What is meant by "screw slot bisecting the primer hole" in post #5, and what is a VariFlame Primer Adapter?  I have a TC Black Diamond whose primer holder screws into the breach plug, but I wouldn't say it's bisected.  Will Blackhorn 209 work in the TC Black Diamond, or will a VariFlame Primer Adapter allow this powder to work in the TC Black Diamond?

The link in the first post gives comparison of Blackhorn 209 and Triple 7 regarding actual weight equivalent to 100 grains by volume.  I also learned from American Pioneer that it's powder weighs 85 grains for the 100 grains by volume load.  A couple of calculations shows a pound of American Powder yields 82 loads for a pound of powder at that weight (85 grains by weight) per shot compared to 104 loads at the 66.8 grains by weight for Blackhorn 209.  This means there's about 22% more shots from a pound of Blackhorn 209 which means it's not quite as expensive as it first seems when the greater efficiency is considered.

I noticed too this company also makes Accurate powder which I've used to load rifle and shotshell smokeless loads for years.  I've read American Pioneer powder is hydroscopic (absorbs moisture), and they actually have a dessicant capsule in the powder container.  I also like the idea of not having to worry about cleaning immediately as with other black powder substitutes.  I'd like to try some if it will work in my TC Black Diamond.


----------



## WTM45 (Aug 20, 2008)

bevills1 said:


> I'd like to try some if it will work in my TC Black Diamond.



Cayuga over on Modernmuzzleloader.com has tried BH209 in a Black Diamond with excellent results.
No hangfires using W209 primers.
http://www.modernmuzzleloader.com/phpBB/viewtopic.php?t=9627


Your calculations are correct.  BH209 is sold in 10 ounce containers, not 1lb containers.  Yes, 66.7gr by weight is equivalent to 100gr by volume with BH209.

VOLUME in GRAINS BH209 / 1.5 = WEIGHT in GRAINS BH209 

OR... VOLUME in GRAINS BH209 X 0.667 = WEIGHT in GRAINS BH209


A 10oz can of BH209 will give apx. 65 loads of 100gr by volume.


----------



## JohnK3 (Aug 20, 2008)

bevills1 said:


> I know nothing about the formulation of American Pioneer powder, but according to Chuck Hawks and other sites it leaves no crud ring like Triple 7 does and cleans up more easily.  American Pioneer makes the Pinnacle powder for Goex, not the other way around.  I've shot up to 20 shots without having to clean between shots with American Pioneer and could likely continue for I don't know how many more shots before cleaning is needed.  The only advantage for 209 Powder would be no water cleaning necessary if that is the case.
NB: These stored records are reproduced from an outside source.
int split_check(const mcdseg_conv_desc* d, int math, const char* who, bool operands = true) {
  MCD_REQUIRE(d != nullptr, "%s: null descriptor", who);
  MCD_REQUIRE(mcd_math_known(math), "%s: math must be MCDSEG_MATH_BF16X6, MCDSEG_MATH_F16X3 or MCDSEG_MATH_F16X1 (got %d)", who, math);
  MCD_REQUIRE(d->N > 0 && d->Cin > 0 && d->H > 0 && d->W > 0 && d->Cout > 0, "%s: non-positive dims", who);
  MCD_REQUIRE(d->KH > 0 && d->KW > 0 && d->stride > 0 && d->dil > 0 && d->pad >= 0, "%s: bad kernel geometry", who);
  const int ho = (d->H + 2 * d->pad - d->dil * (d->KH - 1) - 1) / d->stride + 1;
  const int wo = (d->W + 2 * d->pad - d->dil * (d->KW - 1) - 1) / d->stride + 1;
  MCD_REQUIRE(ho == d->Ho && wo == d->Wo, "%s: Ho/Wo (%d,%d) do not match geometry (%d,%d)", who, d->Ho, d->Wo, ho, wo);
  MCD_REQUIRE(!operands || ((int64_t)d->N * d->Cin * d->H * d->W * 4 < (1ll << 31) && (int64_t)d->N * d->Cout * d->Ho * d->Wo * 4 < (1ll << 31)),
              "%s: activation tensor must stay below 2 GiB (32-bit buffer offsets); split the batch", who);
  return 0;
}

int64_t split_image_bytes(int math, int M, int K, int T) {
  return (int64_t)(round_up(K, 16) / 16) * T * 2 * mcd_math_pieces(math) * mcd_mp(M) * 16;
}

int big_tile_min_slots() { return (int)mcd_opt(MCD_OPT_BIGTILE_MIN_SLOTS); }

template <class P, int WM, int WN, int WAVES_M, int WAVES_N, bool DGRAD>
void launch_cfg(const ConvSplitParams& p, int64_t pix0, hipStream_t st) {
  constexpr int BM = 32 * WM * WAVES_M, BN = 32 * WN * WAVES_N;
  ConvSplitParams q = p;
  q.sub = 0;
  int n_tiles = ceil_div(p.P, BN);
  q.tile_n0 = (int)(pix0 / BN);
  q.tile_n1 = n_tiles;
  n_tiles -= q.tile_n0;
  if (DGRAD && p.stride == 2 && p.KH * p.KW <= 32) {
    q.sub = 1;
    int t0 = 0;
    for (int c = 0; c < 4; ++c) {
      q.cls_tile0[c] = t0;
      const int hc = (p.Hd - (c >> 1) + 1) / 2, wc = (p.Wd - (c & 1) + 1) / 2;
      t0 += ceil_div(p.N * hc * wc, BN);
    }
    q.cls_tile0[4] = t0;
    n_tiles = t0;
    const int c0 = q.cls_tile0[1];
    const bool interleave = mcd_opt(MCD_OPT_DGRAD_INTERLEAVE) != 0;
    if (interleave && q.cls_tile0[2] == 2 * c0 && q.cls_tile0[3] == 3 * c0 && t0 == 4 * c0) q.sub = 2;
    const bool row_auto = interleave && p.KH * p.KW == 1 && p.ep_res == nullptr && p.ep_res16 == nullptr;
    if (mcd_opt(MCD_OPT_DGRAD_INTERLEAVE) == 2 || row_auto) {
      q.sub = 3;
      t0 = 0;
      for (int c = 0; c < 2; ++c) {
        q.cls_tile0[c] = t0;
        t0 += ceil_div(p.N * ((p.Hd - c + 1) / 2) * p.Wd, BN);
      }
      q.cls_tile0[2] = q.cls_tile0[3] = q.cls_tile0[4] = t0;
      n_tiles = t0;
    }
  }
  dim3 grid(8 * ceil_div(n_tiles, 8) * (p.Mp / BM));
  if (p.src_cb != nullptr)
    hipLaunchKernelGGL((conv_gemm_split_kernel<P, WM, WN, WAVES_M, WAVES_N, DGRAD, true>), grid, dim3(256), 0, st, q);
  else
    hipLaunchKernelGGL((conv_gemm_split_kernel<P, WM, WN, WAVES_M, WAVES_N, DGRAD, false>), grid, dim3(256), 0, st, q);
}

int wide_tile_min_slots() { return (int)mcd_opt(MCD_OPT_WIDETILE_MIN_SLOTS); }

int tile_config(int M, int64_t P, bool presplit) {
  const int bm = mcd_bm(M), mp = mcd_mp(M);
  if (bm == 128 && presplit && (mp % 256) == 0 && ceil_div64(P, 128) * (mp / 256) >= big_tile_min_slots()) return 4222;
  if (bm == 128 && presplit && ceil_div64(P, 256) * (mp / 128) >= wide_tile_min_slots()) return 4214;
  if (bm == 128) return 2222;
  return bm == 64 ? 2214 : 1214;
}

template <class P, bool DGRAD>
void launch(const ConvSplitParams& p, int64_t pix0, hipStream_t st) {
  switch (tile_config(p.M, p.P, p.src_cb != nullptr)) {
    case 4222: launch_cfg<P, 4, 2, 2, 2, DGRAD>(p, pix0, st); break;
    case 4214: launch_cfg<P, 4, 2, 1, 4, DGRAD>(p, pix0, st); break;
    case 2222: launch_cfg<P, 2, 2, 2, 2, DGRAD>(p, pix0, st); break;
    case 2214: launch_cfg<P, 2, 2, 1, 4, DGRAD>(p, pix0, st); break;
    default: launch_cfg<P, 1, 2, 1, 4, DGRAD>(p, pix0, st); break;
  }
}

}

int64_t mcdseg_internal_conv_pp_pixels(const ConvSplitParams& p, int math, bool dgrad);
int mcdseg_internal_conv_pp_launch(const ConvSplitParams& p, int math, bool dgrad, int64_t pixels, hipStream_t st);
int mcdseg_internal_conv_pp_rest(const ConvSplitParams& p, int math, bool dgrad);
int mcdseg_internal_conv_pp_wide(const ConvSplitParams& p, int math, bool dgrad);
int mcdseg_internal_conv_pp_deep(const ConvSplitParams& p, int math);
int mcdseg_internal_conv_pp_rest_launch(const ConvSplitParams& p, int math, bool dgrad, int64_t pix0, hipStream_t st);

namespace {

template <bool DGRAD>
int launch_math(int math, const ConvSplitParams& p, int part, hipStream_t st) {
  const int64_t pp = mcdseg_internal_conv_pp_pixels(p, math, DGRAD);
  if (pp > 0 && part != 2)
    if (int rc = mcdseg_internal_conv_pp_launch(p, math, DGRAD, pp, st)) return rc;
  if (pp >= p.P || part == 1) return 0;
  if (mcdseg_internal_conv_pp_rest(p, math, DGRAD)) return mcdseg_internal_conv_pp_rest_launch(p, math, DGRAD, pp, st);
  if (math == MCDSEG_MATH_F16X3)
    launch<SplitF16x3, DGRAD>(p, pp, st);
  else if (math == MCDSEG_MATH_F16X1)
    launch<SplitF16x1, DGRAD>(p, pp, st);
  else
    launch<SplitBf16x6, DGRAD>(p, pp, st);
  return 0;
}

}
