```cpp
int vqa_spatial_fwd(int dtype, const void* x, const float* w, float* pooled2, int* amax, float* amap, void* out, int B, int H, int W, int C, hipStream_t st) {
  const int VEC = dtype ? 8 : 4;
  const size_t npix = (size_t)B * H * W;
  if (C <= 0 || C % VEC || npix >= (1ull << 28) || C / VEC > 256 || 256 % (C / VEC)) return VQA_EARG;
  const int pg = (int)((npix + 3) / 4 > 8192 ? 8192 : (npix + 3) / 4);
  DT(hipLaunchKernelGGL(spatial_pool_kernel<float>, dim3(pg), dim3(256), 0, st, (const float*)x, pooled2, amax, npix, C),
     hipLaunchKernelGGL(spatial_pool_kernel<bf16_t>, dim3(pg), dim3(256), 0, st, (const bf16_t*)x, pooled2, amax, npix, C));
  hipLaunchKernelGGL(spatial_conv_kernel, dim3((unsigned)((npix + 255) / 256)), dim3(256), 0, st, pooled2, w, amap, B, H, W);
  DT(hipLaunchKernelGGL(scale_kernel<float>, dim3(px_grid(npix, C, VEC)), dim3(256), 0, st, (const float*)x, (const float*)nullptr, amap, (float*)out, (unsigned)npix, C, magic40(H * W)),
     hipLaunchKernelGGL(scale_kernel<bf16_t>, dim3(px_grid(npix, C, VEC)), dim3(256), 0, st, (const bf16_t*)x, (const float*)nullptr, amap, (bf16_t*)out, (unsigned)npix, C, magic40(H * W)));
  VQA_LAUNCH_CHECK(); return VQA_OK;
}
long long vqa_spatial_bwd_scratch(int B, int H, int W) { return 3ll * B * H * W + SPATIAL_WG_SLICES * 98; }
int vqa_spatial_bwd(int dtype, const void* dout, const void* x, const float* w, const float* pooled2, const int* amax, const float* amap,
                    float* scratch, void* dx, float* dw, int B, int H, int W, int C, hipStream_t st) {
  const int VEC = dtype ? 8 : 4;
  const size_t npix = (size_t)B * H * W;
  if (C <= 0 || C % VEC || npix >= (1ull << 28) || C / VEC > 256 || 256 % (C / VEC)) return VQA_EARG;
  float* dpre = scratch; float* dpool2 = dpre + npix; float* wpart = dpool2 + 2 * npix;
  const int pg = (int)((npix + 3) / 4 > 8192 ? 8192 : (npix + 3) / 4);
  DT(hipLaunchKernelGGL(spatial_bwd_reduce_kernel<float>, dim3(pg), dim3(256), 0, st, (const float*)dout, (const float*)x, amap, dpre, npix, C),
     hipLaunchKernelGGL(spatial_bwd_reduce_kernel<bf16_t>, dim3(pg), dim3(256), 0, st, (const bf16_t*)dout, (const bf16_t*)x, amap, dpre, npix, C));
  hipLaunchKernelGGL(spatial_bwd_conv_kernel, dim3((unsigned)((npix + 255) / 256)), dim3(256), 0, st, dpre, w, dpool2, B, H, W);
  DT(hipLaunchKernelGGL(spatial_bwd_apply_kernel<float>, dim3(px_grid(npix, C, VEC)), dim3(256), 0, st, (const float*)dout, amap, dpool2, amax, (float*)dx, (unsigned)npix, C),
     hipLaunchKernelGGL(spatial_bwd_apply_kernel<bf16_t>, dim3(px_grid(npix, C, VEC)), dim3(256), 0, st, (const bf16_t*)dout, amap, dpool2, amax, (bf16_t*)dx, (unsigned)npix, C));
  if (dw) {
    hipLaunchKernelGGL(spatial_wgrad_kernel, dim3(98, SPATIAL_WG_SLICES), dim3(256), 0, st, dpre, pooled2, wpart, B, H, W);
    hipLaunchKernelGGL(spatial_wgrad_finish_kernel, dim3(1), dim3(128), 0, st, wpart, dw);
  }
  VQA_LAUNCH_CHECK(); return VQA_OK;
}

int vqa_nhwc_to_nchw(int dtype, const void* in, float* out, int B, int HW, int C, hipStream_t st) {
  const size_t n = (size_t)B * HW * C;
  DT(hipLaunchKernelGGL(nhwc_to_nchw_kernel<float>, dim3((unsigned)((n + 255) / 256)), dim3(256), 0, st, (const float*)in, out, B, HW, C),
     hipLaunchKernelGGL(nhwc_to_nchw_kernel<bf16_t>, dim3((unsigned)((n + 255) / 256)), dim3(256), 0, st, (const bf16_t*)in, out, B, HW, C));
  VQA_LAUNCH_CHECK(); return VQA_OK;
}
int vqa_nchw_to_nhwc(int dtype, const float* in, void* out, int B, int HW, int C, hipStream_t st) {
  const size_t n = (size_t)B * HW * C;
  DT(hipLaunchKernelGGL(nchw_to_nhwc_kernel<float>, dim3((unsigned)((n + 255) / 256)), dim3(256), 0, st, in, (float*)out, B, HW, C),
     hipLaunchKernelGGL(nchw_to_nhwc_kernel<bf16_t>, dim3((unsigned)((n + 255) / 256)), dim3(256), 0, st, in, (bf16_t*)out, B, HW, C));
  VQA_LAUNCH_CHECK(); return VQA_OK;
}

}
```

Measured before the change: 42050 pairs/s.

## Add banded row-streaming bf16 stem BN+ReLU+maxpool forward kernel with carried row reuse

```diff
diff --git a/visual-question-answering-vqa-system_amd/csrc/cnn_ops.hip b/visual-question-answering-vqa-system_amd/csrc/cnn_ops.hip
--- a/visual-question-answering-vqa-system_amd/csrc/cnn_ops.hip
+++ b/visual-question-answering-vqa-system_amd/csrc/cnn_ops.hip
@@ -424,6 +424,97 @@
     stg16(out + e, ov);
 #pragma unroll
     for (int q4 = 0; q4 < VEC / 4; ++q4) reinterpret_cast<uint32_t*>(idx + e)[q4] = pk[q4];
+  }
+}
+
+constexpr int SPS_BAND = 14, SPS_BAND_MIN = 5;
+typedef __attribute__((ext_vector_type(2))) float sps_f2;
+struct SpsRow { float m[8]; uint32_t s[8]; };
+__device__ __forceinline__ float sps_max3(float a, float b, float c) { return __builtin_elementwise_maximum(__builtin_elementwise_maximum(a, b), c); }
+__device__ __forceinline__ bool sps_any_nan(const float (&m)[8]) {
+  return (m[0] != m[0]) | (m[1] != m[1]) | (m[2] != m[2]) | (m[3] != m[3]) | (m[4] != m[4]) | (m[5] != m[5]) | (m[6] != m[6]) | (m[7] != m[7]);
+}
+__device__ __forceinline__ void sps_load(const bf16_t* __restrict__ yb, int ih, int H, size_t rstride, const int (&coff)[3], Vec16<bf16_t> (&v)[3]) {
+  const bf16_t* yr = yb + (size_t)min(max(ih, 0), H - 1) * rstride;
+#pragma unroll
+  for (int s = 0; s < 3; ++s) v[s] = ldg16(yr + coff[s]);
+}
+__device__ __forceinline__ void sps_bn(const Vec16<bf16_t>& v, const sps_f2 (&sc)[4], const sps_f2 (&sh)[4], float (&a)[8]) {
+#pragma unroll
+  for (int i = 0; i < 4; ++i) {
+    const uint32_t w = v.raw[i];
+    const sps_f2 x = {__uint_as_float(w << 16), __uint_as_float(w & 0xffff0000u)};
+    const sps_f2 r = x * sc[i] + sh[i];
+    a[2 * i] = r.x; a[2 * i + 1] = r.y;
+  }
+}
+__device__ __forceinline__ void sps_reduce(const Vec16<bf16_t> (&v)[3], uint32_t code0, uint32_t base, bool ok2, const sps_f2 (&sc)[4], const sps_f2 (&sh)[4], SpsRow& o) {
+  float a0[8], a1[8], a2[8];
+  sps_bn(v[0], sc, sh, a0); sps_bn(v[1], sc, sh, a1); sps_bn(v[2], sc, sh, a2);
+#pragma unroll
+  for (int j = 0; j < 8; ++j) {
+    o.m[j] = sps_max3(a0[j], a1[j], a2[j]);
+    o.s[j] = a0[j] == o.m[j] ? code0 : (a1[j] == o.m[j] ? base + 1u : base + 2u);
+  }
+  if (sps_any_nan(o.m)) {
+#pragma unroll
+    for (int j = 0; j < 8; ++j)
+      if (o.m[j] != o.m[j]) o.s[j] = (ok2 && a2[j] != a2[j]) ? base + 2u : (a1[j] != a1[j] ? base + 1u : code0);
+  }
+}
+__global__ __launch_bounds__(256) void stem_pool_rows_kernel(const bf16_t* __restrict__ y, const float* __restrict__ coef, bf16_t* __restrict__ out,
+                                                             uint8_t* __restrict__ idx, int H, int W, int C, int Ho, int Wo, int band, int nbands, int nchunks) {
+  const int cv = C >> 3;
+  int t = blockIdx.x;
+  const int chunk = t % nchunks; t /= nchunks; const int bd = t % nbands; const int b = t / nbands;
+  const int item = chunk * 256 + threadIdx.x;
+  if (item >= Wo * cv) return;
+  const int ow = item / cv, c0 = (item - ow * cv) * 8;
+  sps_f2 sc[4], sh[4];
+#pragma unroll
+  for (int i = 0; i < 4; ++i) { sc[i] = sps_f2{coef[c0 + 2 * i], coef[c0 + 2 * i + 1]}; sh[i] = sps_f2{coef[C + c0 + 2 * i], coef[C + c0 + 2 * i + 1]}; }
+  const uint32_t left = ow > 0 ? 0u : 1u;
+  const bool ok2 = 2 * ow + 1 < W;
+  const int coff[3] = {max(2 * ow - 1, 0) * C, 2 * ow * C, min(2 * ow + 1, W - 1) * C};
+  const size_t rstride = (size_t)W * C;
+  const bf16_t* yb = y + (size_t)b * H * rstride + c0;
+  const int oh0 = bd * band, oh1 = min(Ho, oh0 + band);
+  SpsRow car;
+  {
+    Vec16<bf16_t> v[3];
+    sps_load(yb, 2 * oh0 - 1, H, rstride, coff, v);
+    sps_reduce(v, oh0 > 0 ? left : 3u + left, oh0 > 0 ? 0u : 3u, ok2, sc, sh, car);
+  }
+  size_t e = ((((size_t)b * Ho + oh0) * Wo + ow) * C + c0);
+  for (int oh = oh0; oh < oh1; ++oh, e += (size_t)Wo * C) {
+    Vec16<bf16_t> va[3], vb[3];
+    sps_load(yb, 2 * oh, H, rstride, coff, va);
+    sps_load(yb, 2 * oh + 1, H, rstride, coff, vb);
+    SpsRow ra, rb;
+    sps_reduce(va, 3u + left, 3u, ok2, sc, sh, ra);
+    sps_reduce(vb, left, 0u, ok2, sc, sh, rb);
+    const uint32_t zc = (oh > 0 ? 0u : 3u) + left;
+    float M[8]; uint32_t code[8];
+#pragma unroll
+    for (int j = 0; j < 8; ++j) {
+      M[j] = sps_max3(car.m[j], ra.m[j], rb.m[j]);
+      const uint32_t kc = car.m[j] == M[j] ? car.s[j] : 15u, ka = ra.m[j] == M[j] ? ra.s[j] : 15u;
+      code[j] = min(min(kc, ka), rb.s[j] + 6u);
+      code[j] = M[j] <= 0.f ? zc : code[j];
+    }
+    if (sps_any_nan(M)) {
+      const bool bok = 2 * oh + 1 < H;
+#pragma unroll
+      for (int j = 0; j < 8; ++j)
+        if (M[j] != M[j]) code[j] = (bok && rb.m[j] != rb.m[j]) ? rb.s[j] + 6u : (ra.m[j] != ra.m[j] ? ra.s[j] : car.s[j]);
+    }
+    Vec16<bf16_t> ov;
+    uint32_t pk[2] = {0u, 0u};
+#pragma unroll
+    for (int j = 0; j < 8; ++j) { ov.set(j, M[j] < 0.f ? 0.f : M[j]); pk[j >> 2] |= code[j] << (8 * (j & 3)); }
+    stg16(out + e, ov);
+    *reinterpret_cast<uint2*>(idx + e) = make_uint2(pk[0], pk[1]);
+    car = rb;
   }
 }
 
@@ -1191,6 +1282,18 @@
   const int VEC = dtype ? 8 : 4, Ho = (H + 2 - 3) / 2 + 1, Wo = (W + 2 - 3) / 2 + 1;
   const int per_row = SP_PAIRS * (C / VEC);
   if (C % 8 || per_row > 256) return VQA_EARG;
+  if (dtype) {
+    if (!y || !coef || !out || !idx || B <= 0 || H <= 0 || W <= 0) return VQA_EARG;
+    const int nchunks = (Wo * (C / 8) + 255) / 256;
+    int band = vqa_env_int("VQA_SPOOL_BAND", SPS_BAND);
+    if (band < 1) band = 1;
+    while (band > SPS_BAND_MIN && (long long)B * ((Ho + band - 1) / band) * nchunks < 512) band = band / 2 > SPS_BAND_MIN ? band / 2 : SPS_BAND_MIN;
+    const int nbands = (Ho + band - 1) / band;
+    const long long wgs = (long long)B * nbands * nchunks;
+    if (wgs > 0x7fffffffll) return VQA_EARG;
+    hipLaunchKernelGGL(stem_pool_rows_kernel, dim3((unsigned)wgs), dim3(256), 0, st, (const bf16_t*)y, coef, (bf16_t*)out, idx, H, W, C, Ho, Wo, band, nbands, nchunks);
+    VQA_LAUNCH_CHECK(); return VQA_OK;
+  }
   const int trows = 256 / per_row < SP_ROWS ? 256 / per_row : SP_ROWS;
   const int Wp = (Wo + 1) / 2;
   const long long tiles = (long long)B * ((Ho + trows - 1) / trows) * ((Wp + SP_PAIRS - 1) / SP_PAIRS);
```

Measured after the change: 42240 pairs/s, median of 6. About the same (+0.5%).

My mistake.  I knew they were the same propellant manufactured by the same company.  Just got them out of order.

What I find interesting is that Randy Wakeman writes a glowing review of Goex Pinnacle, however, in a different review, on www.chuckhawks.com, he writes a scathing review of American Pioneer.

I'm waiting until I can find some BH209 locally to buy a bottle and try it out.

(Corrected attribution of the two articles on www.chuckhawks.com)


----------



## WTM45 (Aug 20, 2008)

A 10oz bottle of BH209 has given me 61 100gr by volume loads, and 4 120gr by volume loads.  The consistency is throughout the jug.  No powder (dust) in the bottom, all the granules are the same size and shape throughout the entire container.

I measured each load out using the same volumetric powder measure and put them into individual sealed plastic storage vials for range use.  I am set on the 100grV/67grW charge, but I want to test some 120grV for velocity numbers.  

I'm gonna take the 5-0-5 scale and weigh each one, looking for a consistant 67gr by weight.  Then, I'll see if the extra work makes a difference in consistency at the range through the chronograph.  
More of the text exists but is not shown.